Further, the switch SW-B1, as shown in the uppermost chart in FIG.
9, operates in the same way as the switch SW-A1. Here, in FIG. 6,
capacitance shown by a reference sign Cb shows floating capacitance
formed between the detection electrode B and the ground.
[0062] The charge integration circuit 22A includes an OP amplifier
(operational amplifier) 35A, a switch SW-A2 and a capacitor Cfa
that construct a feedback circuit of the OP amplifier 35A, and a
power circuit 36A for supplying a non-inverse input of the OP
amplifier 35A with a pulse voltage (voltage value is a value equal
to the voltage Vr).
[0063] Here, the capacitor Cfa is connected between the output TP1
of the OP amplifier 35A and the inverse input. Further, the switch
SW-A2 is a switch that is connected in parallel to the capacitor
Cfa and opens or closes both terminals of the capacitor Cfa (that
is, the output and the inverse input of the OP amplifier 35A).
Further, the switch SW-A2 is driven by a drive circuit (not shown),
and as shown in the third chart from the top in FIG. 9, the switch
SW-A2 is switched from an On state to an Off state at the timing
when the switch SW-A1 is in an Open state before the switch SW-A1
being brought into a DPA connection state, and at the timing when
the switch SW-A1 is switched from the Open state to the GND state,
the switch SW-A2 is switched from the Off state to the On
state.
[0064] Further, the output of the power circuit 36A is periodically
changed as shown in the second chart from the top in FIG. 9. That
is, at the timing when the switch SW-A2 is switched from the On
state to the Off state, the output of the power circuit 36A is
switched from the ground voltage to a charging voltage (voltage
value is equal to the voltage Vr), and at the timing when the
switch SW-A1 is switched from the DPA state to the Open state, the
output of the power circuit 36A is switched from the charging
voltage Vr to the ground voltage.
[0065] In this regard, although not shown in the drawing, the same
pulse voltage (voltage value is equal to the voltage Vr) is
supplied also to the shield electrode S in synchronization with the
timing when the switches SW-A1, SW-A2 are switched. While the
switches SW-A1, SW-A2 are connected to the DPA, the pulse voltage
is supplied to the shield electrode S. With this, the shield
electrode S is brought into the same potential as the detection
electrodes A, B and hence charges are not charged or discharged
between the shield electrode S and the detection electrodes A, B.

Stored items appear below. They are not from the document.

+    auto put = [&](uint32_t e, const int (&mm)[K], int h, uint32_t o, int64_t nN) {
+      if constexpr (WE) {
+        int m4[4] = {0, 0, 0, 0};
+#pragma unroll
+        for (int d = 0; d < D && d < 4; ++d) m4[d] = mm[d];
+        reinterpret_cast<uint2*>(q + nb)[o] = we_pack(m4, D < 4 ? D : 3, h);
+      } else {
+        reinterpret_cast<uint32_t*>(q + nb)[o] = (e << 16) | (uint32_t)h;
+      }
+      if (last) {
+        if (!REWALK) {
+#pragma unroll
+          for (int d = 0; d < K - 1; ++d) S.flags[mm[d]] = 3;
+          S.flags[h] = 3;
+        }
+        reinterpret_cast<uint16_t*>(q + nb + ES * (int)nN)[o] = 0;
+      }
+    };
+    int64_t nN;
+    if (bfs_one_trip(K, NT, ONE_LEVELS) && nD <= NT) {
+      const bool act = tid < (int)nD;
+      int mm[K] = {};
+      int lo = 0, hi = 0;
+      uint32_t mask = 0, cnt = 0;
+      typename EP::CT mc[K > 2 ? K - 2 : 1] = {};
+      if (act) {
+        prefix(q, lvl, (uint32_t)tid, mm);
+        const int m = mm[D - 1];
+        lo = S.eb(m);
+        hi = seg_end<REWALK>(S, pp, m);
+#pragma unroll
+        for (int d = 0; d < D - 1; ++d) mc[d] = ep.pt(S, mm[d]);
+        for (int t = lo; t < hi; ++t) {
+          const int h = S.dst[t];
+          const typename EP::CT ch = ep.pt(S, h);
+          bool ok = true;
+#pragma unroll
+          for (int d = 0; d < D - 1; ++d) ok &= ep.edge(mc[d], ch);
+          cnt += ok ? 1u : 0u;
+          mask |= (ok && t - lo < 32) ? (1u << (t - lo)) : 0u;
+        }
+      }
+      int tot;
+      uint32_t o = (uint32_t)block_excl_scan_add32<NT>((int)cnt, bfs_scan_slots(H), &tot);
+      nN = ufl(tot);
+      if (!next_fits(nN)) {
+        __syncthreads();
+        return out;
+      }
       for (int t = lo; t < hi; ++t) {
         const int h = S.dst[t];
         bool ok;
@@ -718,26 +753,61 @@
           const typename EP::CT ch = ep.pt(S, h);
           ok = true;
 #pragma unroll
-          for (int d = 0; d < D - 1; ++d) ok &= ep.edge(ep.pt(S, mm[d]), ch);
+          for (int d = 0; d < D - 1; ++d) ok &= ep.edge(mc[d], ch);
         }
         if (!ok) continue;
-        if constexpr (WE) {
-          int m4[4] = {0, 0, 0, 0};
-#pragma unroll
-          for (int d = 0; d < D && d < 4; ++d) m4[d] = mm[d];
-          reinterpret_cast<uint2*>(q + nb)[o] = we_pack(m4, D < 4 ? D : 3, h);
-        } else {
-          reinterpret_cast<uint32_t*>(q + nb)[o] = ((uint32_t)e << 16) | (uint32_t)h;
+        put((uint32_t)tid, mm, h, o, nN);
+        ++o;
+      }
+    } else {
+      uint32_t* MK = reinterpret_cast<uint32_t*>(q + tb);
+      uint32_t* CN = MK + nD;
+      for (int e = tid; e < nD; e += NT) {
+        int mm[K];
+        prefix(q, lvl, (uint32_t)e, mm);
+        const int m = mm[D - 1];
+        const int lo = S.eb(m), hi = seg_end<REWALK>(S, pp, m);
+        uint32_t mask = 0, cnt = 0;
+        typename EP::CT mc[K > 2 ? K - 2 : 1];
+  #pragma unroll
+        for (int d = 0; d < D - 1; ++d) mc[d] = ep.pt(S, mm[d]);
+        for (int t = lo; t < hi; ++t) {
+          const int h = S.dst[t];
+          const typename EP::CT ch = ep.pt(S, h);
+          bool ok = true;
+  #pragma unroll
+          for (int d = 0; d < D - 1; ++d) ok &= ep.edge(mc[d], ch);
+          cnt += ok ? 1u : 0u;
+          mask |= (ok && t - lo < 32) ? (1u << (t - lo)) : 0u;
         }
-        if (last) {
-          if (!REWALK) {
-#pragma unroll
-            for (int d = 0; d < K - 1; ++d) S.flags[mm[d]] = 3;
-            S.flags[h] = 3;
+        MK[e] = mask;
+        CN[e] = cnt;
+      }
+      __syncthreads();
+      nN = ufl(block_scan_dpp32<NT>(CN, (int)nD, H.redi));
+      if (!next_fits(nN)) return out;
+      for (int e = tid; e < nD; e += NT) {
+        int mm[K];
+        prefix(q, lvl, (uint32_t)e, mm);
+        const int m = mm[D - 1];
+        const int lo = S.eb(m), hi = seg_end<REWALK>(S, pp, m);
+        const uint32_t mask = MK[e];
+        uint32_t o = CN[e];
+        for (int t = lo; t < hi; ++t) {
+          const int h = S.dst[t];
+          bool ok;
+          if (t - lo < 32) {
+            ok = (mask >> (t - lo)) & 1u;
+          } else {
+            const typename EP::CT ch = ep.pt(S, h);
+            ok = true;
+  #pragma unroll
+            for (int d = 0; d < D - 1; ++d) ok &= ep.edge(ep.pt(S, mm[d]), ch);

From this, it can be considered that the capacitance between the
shield electrode S and the detection electrodes A, B is equivalent
to zero.
[0066] The charge integration circuit 22B, like the charge
integration circuit 22A, includes an OP amplifier 35B, a switch
SW-B2 and a capacitor Cfb that construct its feedback circuit, and
a power circuit 36B for supplying a non-inverse input of the OP
amplifier 35B with a pulse voltage.
[0067] Here, the capacitor Cfb is connected between the output TP2
of the OP amplifier 35B and the inverse input. Further, the switch
SW-B2 is a switch that is connected in parallel to the capacitor
Cfb and opens or closes both terminals of the capacitor Cfb (that
is, the output and the inverse input of the OP amplifier 35B).
Further, the switch SW-B2, as shown in the third chart from the top
in FIG. 9, is operated in the same way as the switch SW-A1.

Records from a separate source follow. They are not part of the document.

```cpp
typedef struct mlh_fill_program mlh_fill_program;
mlh_status mlh_fill_program_create(const uint8_t* bytes, uint64_t len, mlh_fill_program** out);
void mlh_fill_program_destroy(mlh_fill_program* prog);
uint32_t mlh_fill_program_width(const mlh_fill_program* prog);
uint32_t mlh_fill_program_n_randoms(const mlh_fill_program* prog);
uint32_t mlh_fill_program_n_outputs(const mlh_fill_program* prog);
uint32_t mlh_fill_program_n_inverses(const mlh_fill_program* prog);
uint32_t mlh_fill_program_output_mask(const mlh_fill_program* prog);
mlh_status mlh_fill_program_evaluate(const mlh_fill_program* prog, const uint8_t* host_row,
                                     const uint8_t* host_randoms, uint8_t* out_row);
mlh_status mlh_trace_fill(mlh_ctx* ctx, const mlh_fill_program* prog, void* dev_matrix,
                          uint32_t log_height, uint32_t width, const uint8_t* host_randoms);
mlh_status mlh_trace_fill_launch_info(const mlh_fill_program* prog, uint32_t log_height,
                                      uint32_t* threads, uint32_t* rows_per_thread,
                                      uint32_t* blocks);
mlh_status mlh_trace_fill_shaped(mlh_ctx* ctx, const mlh_fill_program* prog, void* dev_matrix,
                                 uint32_t log_height, uint32_t width, const uint8_t* host_randoms,
                                 uint32_t threads, uint32_t rows_per_thread);
mlh_status mlh_trace_column_sum(mlh_ctx* ctx, const void* dev_matrix, uint32_t log_height,
                                uint32_t width, uint32_t column_mask, uint8_t out[16]);

typedef struct mlh_pcs_proof {
  mlh_fri_proof fri;
  uint8_t* sumcheck_polys;
} mlh_pcs_proof;
mlh_status mlh_pcs_prove(mlh_ctx* ctx, const void* dev_evals, uint32_t n_vars,
                         const uint8_t* host_inputs, const uint8_t output[16], mlh_transcript* tr,
                         mlh_pcs_proof* proof);
mlh_status mlh_pcs_verify(const mlh_pcs_proof* proof, uint32_t n_vars, const uint8_t* host_inputs,
                          const uint8_t output[16], mlh_transcript* tr);

typedef int (*mlh_all_to_all_fn)(void* user, const void* dev_send, void* dev_recv,
                                 uint64_t bytes_per_rank, void* hip_stream);
typedef int (*mlh_all_gather_fn)(void* user, const void* dev_send, void* dev_recv, uint64_t bytes,
                                 void* hip_stream);
typedef struct mlh_transport {
  uint32_t world;
  uint32_t rank;
  uint32_t host_side;
  void* user;
  mlh_all_to_all_fn all_to_all;
  mlh_all_gather_fn all_gather;
} mlh_transport;
typedef struct mlh_comm mlh_comm;
mlh_status mlh_comm_unique_id(uint8_t out[128]);
mlh_status mlh_comm_create(mlh_ctx* ctx, uint32_t world, uint32_t rank, const uint8_t id[128],
                           mlh_comm** out);
void mlh_comm_destroy(mlh_comm* comm);
mlh_status mlh_comm_transport(mlh_comm* comm, mlh_transport* out);
mlh_status mlh_comm_info(mlh_comm* comm, uint32_t* count, uint32_t* rank, int* device);
mlh_status mlh_comm_preflight(mlh_ctx* ctx, const mlh_transport* tp, uint64_t bytes_per_rank,
                              uint64_t* mismatches, float* ms);
mlh_status mlh_sharded_ntt(mlh_ctx* ctx, const mlh_transport* tp, const void* dev_in, void* dev_out,
                           uint32_t log_n, const uint8_t gen[16], int inverse);
mlh_status mlh_sharded_ntt_batch(mlh_ctx* ctx, const mlh_transport* tp, const void* const* dev_in,
                                 void* const* dev_out, uint32_t count, uint32_t log_n,
                                 const uint8_t gen[16], int inverse);
mlh_status mlh_sharded_ntt_fused_batch(mlh_ctx* ctx, const mlh_transport* tp, const void* const* dev_in,
                                       void* const* dev_out, uint32_t count, uint32_t log_n,
                                       const uint8_t gen[16], uint32_t* log_s_out);
mlh_status mlh_sharded_reed_solomon(mlh_ctx* ctx, const mlh_transport* tp, const void* dev_coeffs,
                                    uint32_t log_n, const uint8_t gen[16], void* dev_code);
mlh_status mlh_sharded_commit_rs_code(mlh_ctx* ctx, const mlh_transport* tp, const void* dev_code,
                                      uint32_t log_code, uint8_t root_out[32]);
mlh_status mlh_sharded_fri_prove(mlh_ctx* ctx, const mlh_transport* tp, const void* dev_code,
                                 uint32_t log_code, uint32_t gather_log, mlh_transcript* tr,
                                 mlh_fri_proof* proof);
mlh_status mlh_sharded_eq_table(mlh_ctx* ctx, const mlh_transport* tp, const uint8_t* points,
                                uint32_t n, void* dev_out);
mlh_status mlh_sharded_sumcheck_prove(mlh_ctx* ctx, const mlh_transport* tp, void* dev_m, void* dev_d,
                                      uint32_t n, const uint8_t sum[16], mlh_transcript* tr,
                                      uint8_t* polys_out, uint8_t* rs_out);

mlh_status mlh_profile_enable(mlh_ctx* ctx, int on);
mlh_status mlh_profile_reset(mlh_ctx* ctx);
mlh_status mlh_profile_get(mlh_ctx* ctx, const char* label, uint64_t* count, double* total_ms);
mlh_status mlh_bench_ntt(mlh_ctx* ctx, void* dev_buf, uint32_t log_n, uint32_t iters,
                         float* ms_out);

#ifdef __cplusplus
}
#endif
#endif
```

multilinear_amd/_lib.py:

```python
import ctypes
import os

_HERE = os.path.dirname(os.path.abspath(__file__))
LIB_PATH = os.path.join(_HERE, "libmlhip.so")

MLH_OK = 0
STATUS_NAMES = {
    0: "MLH_OK",
    1: "MLH_ERR_INVALID",
    2: "MLH_ERR_NOT_POW2",
    3: "MLH_ERR_BAD_GENERATOR",
    4: "MLH_ERR_HIP",
    5: "MLH_ERR_OOM",
    6: "MLH_ERR_NOT_RS_CODE",
    7: "MLH_ERR_VERIFY",
    8: "MLH_ERR_VERIFY_INDEX",
    9: "MLH_ERR_COMM",
    10: "MLH_ERR_DEVICE",
}
STATUS_CODES = {v: k for k, v in STATUS_NAMES.items()}
globals().update(STATUS_CODES)
LOG_BLOWUP = 1
NUM_QUERIES = 128


class MlhError(RuntimeError):
    def __init__(self, status, msg=""):
        self.status = status
        super().__init__("%s: %s" % (STATUS_NAMES.get(status, status), msg))


class FriProofC(ctypes.Structure):
    _fields_ = [
        ("log_code", ctypes.c_uint32),
        ("num_trees", ctypes.c_uint32),
        ("num_queries", ctypes.c_uint32),
        ("commitments", ctypes.c_void_p),
        ("last_elem", ctypes.c_uint8 * 16),
        ("last_random", ctypes.c_uint8 * 32),
        ("query_indices", ctypes.c_void_p),
        ("queries", ctypes.c_void_p),
    ]


class PcsProofC(ctypes.Structure):
    _fields_ = [("fri", FriProofC), ("sumcheck_polys", ctypes.c_void_p)]


class BatchedFriProofC(ctypes.Structure):
    _fields_ = [
        ("log_code", ctypes.c_uint32),
        ("num_codes", ctypes.c_uint32),
        ("num_trees", ctypes.c_uint32),
        ("num_queries", ctypes.c_uint32),
        ("batch_commitment", ctypes.c_uint8 * 32),
        ("commitments", ctypes.c_void_p),
        ("last_elem", ctypes.c_uint8 * 16),
        ("last_random", ctypes.c_uint8 * 32),
        ("query_indices", ctypes.c_void_p),
        ("queries", ctypes.c_void_p),
    ]


class BatchedPcsProofC(ctypes.Structure):
    _fields_ = [("fri", BatchedFriProofC), ("sumcheck_polys", ctypes.c_void_p)]


class SystemProofC(ctypes.Structure):
    _fields_ = [
        ("log_height", ctypes.c_uint32),
        ("width", ctypes.c_uint32),
        ("degree", ctypes.c_uint32),
        ("sumcheck_polys", ctypes.c_void_p),
        ("output", ctypes.c_void_p),
        ("pcs", BatchedPcsProofC),
    ]


class PhasedProofC(ctypes.Structure):
    _fields_ = [
        ("log_height", ctypes.c_uint32),
        ("width", ctypes.c_uint32),
        ("degree", ctypes.c_uint32),
        ("pre_random_columns", ctypes.c_uint32),
        ("sum_column_mask", ctypes.c_uint32),
        ("sumcheck_polys", ctypes.c_void_p),
        ("output", ctypes.c_void_p),
        ("pcs", BatchedPcsProofC * 2),
    ]


ALL_TO_ALL_FN = ctypes.CFUNCTYPE(ctypes.c_int, ctypes.c_void_p, ctypes.c_void_p, ctypes.c_void_p,
                                 ctypes.c_uint64, ctypes.c_void_p)
ALL_GATHER_FN = ctypes.CFUNCTYPE(ctypes.c_int, ctypes.c_void_p, ctypes.c_void_p, ctypes.c_void_p,
                                 ctypes.c_uint64, ctypes.c_void_p)


class TransportC(ctypes.Structure):
    _fields_ = [
        ("world", ctypes.c_uint32),
        ("rank", ctypes.c_uint32),
        ("host_side", ctypes.c_uint32),
        ("user", ctypes.c_void_p),
        ("all_to_all", ALL_TO_ALL_FN),
        ("all_gather", ALL_GATHER_FN),
    ]


_P = ctypes.c_void_p
_U32 = ctypes.c_uint32
_U64 = ctypes.c_uint64
_I = ctypes.c_int
_S = ctypes.c_size_t
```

Further, the output of the power circuit 36B, like the power
circuit 36A, is changed as shown in the second chart from the top
in FIG. 9.
[0068] The difference circuit 23, as shown in FIG. 6, is a circuit
that is constructed of an OP amplifier 37 and resistances (whose
signs are omitted) and computes and outputs the difference between
the output TP1 of the OP amplifier 35A (the output of the
capacitance detection circuit A) and the output TP2 of the OP
amplifier 35B (the output of the capacitance detection circuit B).

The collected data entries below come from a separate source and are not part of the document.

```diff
@@ -120,7 +121,31 @@
     const EnvMaterial* env_mat;
     const EnvContact* env_contact;
     uint8_t* planar_cert;
+    unsigned long long* stamp;
 };
+
+constexpr int kStampShards = 32, kStampWords = 8;
+struct WaveStamp {
+    const StatePtrs& S;
+    __device__ __forceinline__ static unsigned long long* entry_clock() {
+        __shared__ unsigned long long t_in[1024 / kLanes];
+        return t_in + threadIdx.x / kLanes;
+    }
+    __device__ __forceinline__ explicit WaveStamp(const StatePtrs& S_) : S(S_) {
+        if (S.stamp && (threadIdx.x & (kLanes - 1)) == 0) *entry_clock() = wall_clock64();
+    }
+    WaveStamp(const WaveStamp&) = delete;
+    __device__ __forceinline__ ~WaveStamp() {
+        if (S.stamp && (threadIdx.x & (kLanes - 1)) == 0) {
+            unsigned long long* line = S.stamp + ((blockIdx.x + threadIdx.x / kLanes) & (kStampShards - 1)) * kStampWords;
+            __hip_atomic_fetch_min(line, *entry_clock(), __ATOMIC_RELAXED, __HIP_MEMORY_SCOPE_AGENT);
+            __hip_atomic_fetch_max(line + 1, (unsigned long long)wall_clock64(), __ATOMIC_RELAXED, __HIP_MEMORY_SCOPE_AGENT);
+        }
+    }
+};
+struct NoStamp { __device__ __forceinline__ explicit NoStamp(const StatePtrs&) {} };
+template <unsigned F>
+constexpr bool kStampsItself = !(kEnvMaterial<F> && kEnvContact<F>);
 
 __device__ __forceinline__ double from_next(double x) {
     int lo = __double2loint(x), hi = __double2hiint(x);
@@ -1635,6 +1660,7 @@
                          float* __restrict__ obs, double* __restrict__ reward,
                          uint8_t* __restrict__ terminated, uint8_t* __restrict__ truncated,
                          double* __restrict__ aux, const int n_sub, const int epilogue, const int pack) {
+    const WaveStamp stamp(S);
     const int rod = blockIdx.x;
     const int lane = threadIdx.x;
     const size_t N = (size_t)P.n_envs;
diff --git a/gym_softrobot_amd/csrc/softrod_mocto.hpp b/gym_softrobot_amd/csrc/softrod_mocto.hpp
--- a/gym_softrobot_amd/csrc/softrod_mocto.hpp
+++ b/gym_softrobot_amd/csrc/softrod_mocto.hpp
@@ -60,6 +60,7 @@
 
 __global__ void __launch_bounds__(1024)
 softrod_mocto_action_kernel(const RodParams P, const StatePtrs S, const float* __restrict__ actions, const int n_sub) {
+    const WaveStamp stamp(S);
     const int env = blockIdx.x, tid = threadIdx.x;
     if (S.skip && S.skip[env]) return;
     const int lane = tid & 63, wave = tid >> 6, nw = blockDim.x >> 6;
@@ -112,6 +113,7 @@
                               double* __restrict__ reward, uint8_t* __restrict__ terminated,
                               uint8_t* __restrict__ truncated, const int scalars, const int pack) {
     __shared__ double tipd[16];
+    const WaveStamp stamp(S);
     const int env = blockIdx.x, tid = threadIdx.x;
     if (scalars && S.skip && S.skip[env]) {
         __syncthreads();
diff --git a/gym_softrobot_amd/csrc/softrod_octo.hpp b/gym_softrobot_amd/csrc/softrod_octo.hpp
--- a/gym_softrobot_amd/csrc/softrod_octo.hpp
+++ b/gym_softrobot_amd/csrc/softrod_octo.hpp
@@ -151,6 +151,7 @@
     __shared__ int flag_[EPB][2][MAXW];
     __shared__ int sany_[2][EPB];
 
+    const WaveStamp stamp(S);
     const int wib = threadIdx.x >> 6;
     const int es = (EPB == 1) ? 0 : (wib & (EPB - 1));
     const int wave = (EPB == 1) ? wib : (wib / EPB);
diff --git a/gym_softrobot_amd/csrc/softrod_planar.hpp b/gym_softrobot_amd/csrc/softrod_planar.hpp
--- a/gym_softrobot_amd/csrc/softrod_planar.hpp
+++ b/gym_softrobot_amd/csrc/softrod_planar.hpp
@@ -249,11 +249,13 @@
 #pragma unroll
         for (int s = 0; s < EPL; ++s) S.tan[2 * N * W + base + s] = 0.0;
     }
-#pragma unroll
-    for (int s = 0; s < EPL; ++s) {
-        S.dir[0 * N * W + base + s] = -Z.s2 * Z.s[s];
-        S.dir[1 * N * W + base + s] = Z.s2 * Z.c[s];
-        S.omg[1 * N * W + base + s] = Z.s2 * Z.wz[s];
+    if (stepped || tan_z) {
+#pragma unroll
+        for (int s = 0; s < EPL; ++s) {
+            S.dir[0 * N * W + base + s] = -Z.s2 * Z.s[s];
+            S.dir[1 * N * W + base + s] = Z.s2 * Z.c[s];
+            S.omg[1 * N * W + base + s] = Z.s2 * Z.wz[s];
+        }
     }
     if (stepped) {
 #pragma unroll
diff --git a/gym_softrobot_amd/csrc/softrod_window.hpp b/gym_softrobot_amd/csrc/softrod_window.hpp
--- a/gym_softrobot_amd/csrc/softrod_window.hpp
+++ b/gym_softrobot_amd/csrc/softrod_window.hpp
@@ -48,6 +48,7 @@
     __shared__ int flag_[RPB][2];
     __shared__ int sany_[RPB];
 
+    const WaveStamp stamp(S);
     const int wib = threadIdx.x >> 6;
     const int es = (RPB == 1) ? 0 : (wib & (RPB - 1));
     const int wave = (RPB == 1) ? wib : (wib / RPB);
```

This difference circuit 23 uses the above-mentioned voltage Vr as
the reference voltage, so that when there is no difference between
the output TP1 and the output TP2, the output TP3 of the difference
circuit 23 becomes the reference voltage Vr.
[0069] The detection circuit 24 is a synchronization detection
circuit for extracting a signal voltage TP4 from the output TP3 of
the difference circuit 23 by using the voltage Vr as the reference
voltage. This detection circuit 24 is constructed of a switch SW-3
(turned on at the timing when current is passed through the
respective detection electrodes) driven in the manner shown in the
fourth chart from the top in FIG. 9.
[0070] The smoothing circuit 25, as shown in FIG. 6, is an
integration circuit that is constructed of an OP amplifier 38, and
resistances and capacitances (whose signs are omitted) and
functions as an LPF (Low Pass Filter) and removes useless
high-frequency components from the output TP4 of the detection
circuit 24 to smooth the output TP4.
[0071] Further, the voltage regulation circuits 26A, 26B, as shown
in FIG. 6, are constructed of variable capacitors VCa, VCb
connected between the respective detection electrodes A, B and the
ground, respectively. The values of these variable capacitors VCa,
VCb are previously set in such a way that the output voltages TP1,
TP2 of the respective capacitance detection circuits A, B in a
non-detection state where an object to be detected such as a man
does not exist in the direction of detection are equal to each
other.
[0072] When these voltage regulation circuits 26A, 26B are not
provided, the detection electrode A is disposed close to the
detection face and a large amount of charges are emitted, so that
the output voltage TP1 becomes larger than the output voltage TP2
even in a non-detection state. Thus, these voltage regulation
circuits 26A, 26B are provided and the variable capacitors are set
to VCa<VCb, whereby the output voltages TP1, TP2 are regulated
so as to become equal to each other in the non-detection state.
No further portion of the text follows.